- Mount Sir Francis Drake Location within British Columbia

Highest point
- Elevation: 2,705 m (8,875 ft)
- Prominence: 945 m (3,100 ft)
- Coordinates: 50°47′29″N 124°47′09″W﻿ / ﻿50.79139°N 124.78583°W

Geography
- Location: British Columbia, Canada
- District: Range 1 Coast Land District
- Parent range: Pacific Ranges
- Topo map: NTS 93D15 Kimsquit

= Mount Sir Francis Drake =

Mountain in British Columbia, Canada

Mount Sir Francis Drake, 2705 m, is a mountain in the Pacific Ranges of British Columbia, Canada, standing above the south side of Waddington Harbour and the head of Bute Inlet on the Central Coast of British Columbia just south of the mouth of the Homathko River as it empties into that harbour and inlet.

==Name origin==
The mountain was named in 1935, after the name was first proposed in 1928, in honour of Sir Francis Drake, the English explorer and privateer who was the first to sail an English ship in the Pacific Ocean and laid claim to Nova Albion, being lands to the north of Spanish California, in 1579, in the name of Elizabeth I. Current theories mostly place Point Reyes, California as being the location of that landing, but theories that he also landed farther northwards remain in circulation. In British Columbia Place Names by Helen B. and G.P.V. Akrigg, they posit Cape Blanco, Oregon as a possible site, while more recent publications by Samuel Bawlf advance the theory that further landings north of Cape Reyes happened in British Columbia and as far north as the Stikine River and the Southeast Alaska coast.
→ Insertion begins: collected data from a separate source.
@@ -465,7 +531,7 @@
         const float4 v = (i < M) ? sm.tgt[i] : make_float4(0.f, 0.f, 0.f, 0.f);
         tx[k] = v.x; ty[k] = v.y; tz[k] = v.z;
       }
-      const bool pruned_now = (PRUNE != 0) && ((a.ws_valid != 0) || (it > 0));
+      const bool pruned_now = (PRUNE != 0) && ((it > 0) || (item(kItemWsValid) != 0));
       auto pick_winners = [&]() {
         __syncthreads();
         final_sums<BLOCK, NMET>(sm, 0, true, 0u, need_b);
@@ -483,7 +549,7 @@
                                                 need_b, sm.st, ws_res, best, btile, a.stats, fresh(a.walk_hist), fresh(a.cull_stats));
         } else {
           sweep<Q, NMET>(sm.mov, npad / kTrk, tx, ty, tz, best, btile);
-          if (a.stats && (tid & 63) == 0) atomicAdd(&a.stats[3], 1ull);
+          if (a.stats && (tid_x() & 63) == 0) atomicAdd(&a.stats[3], 1ull);
         }
         unsigned sel[NMET];
         select_all<BLOCK, Q, NMET>(sm, best, M, a.k_full, a.k_view, need_b, hrot, sel);
@@ -511,13 +577,13 @@
     static_assert(NMET * kAccN <= 64, "final_sums runs on the scalar tail's wave");
     __builtin_amdgcn_wave_barrier();
 
-    if (kAdamTid != 0 && tid == kAdamTid && it + 1 < a.n_iters) {
-      const int step = a.steps_done + it + 2;
+    if (kAdamTid != 0 && tid_x() == kAdamTid && it + 1 < iw[kItemIters]) {
+      const int step = iw[kItemSteps] + it + 2;
       const AdamScalars asc = adam_scalars(step, fresh(a.lr), fresh(a.beta1), fresh(a.beta2));
       sm.adam[(step & 1) * 2 + 0] = asc.step_size;
       sm.adam[(step & 1) * 2 + 1] = asc.bc2_sqrt;
     }
-    if (tid == 0) {
+    if (tid_x() == 0) {
       const int k_full = fresh(a.k_full), k_view = fresh(a.k_view);
       const float loss_scale = fresh(a.loss_scale);
       const double lr = fresh(a.lr), beta1 = fresh(a.beta1), beta2 = fresh(a.beta2), eps = fresh(a.eps);
@@ -526,8 +592,8 @@
       load_pose(f, sm.pose);
       TailLoss r;
       solve_tail_loss<NMET>(sm.acc, kAccStride, f, k_full, k_view, loss_scale, trans_mode, r);
-      if (it == a.n_iters - 1)
-        store_outputs(a.out_score, a.out_loss, a.out_R, a.out_T, a.out_grad, a.out_cd, inst, f, r);
+      if (iw[kItemSteps] + it == fresh(a.steps_done) + fresh(a.n_iters) - 1)
+        store_outputs(a.out_score, a.out_loss, a.out_R, a.out_T, a.out_grad, a.out_cd, iw[kItemInst], f, r);
       if constexpr (PRUNE != 0) {
 #pragma unroll
         for (int m = 0; m < NMET; ++m) {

The mountain is one of a series of Elizabethan-related names in the Pacific Ranges conferred in the 1930s by R.P. Bishop, British Columbia Land Surveyor, others including Mount Queen Bess, Mount Sussex, and Mount Raleigh, as well as the Golden Hinde on Vancouver Island. Bishop's paper Drake's Course in the North Pacific was published in the British Columbia Historical Quarterly in 1939.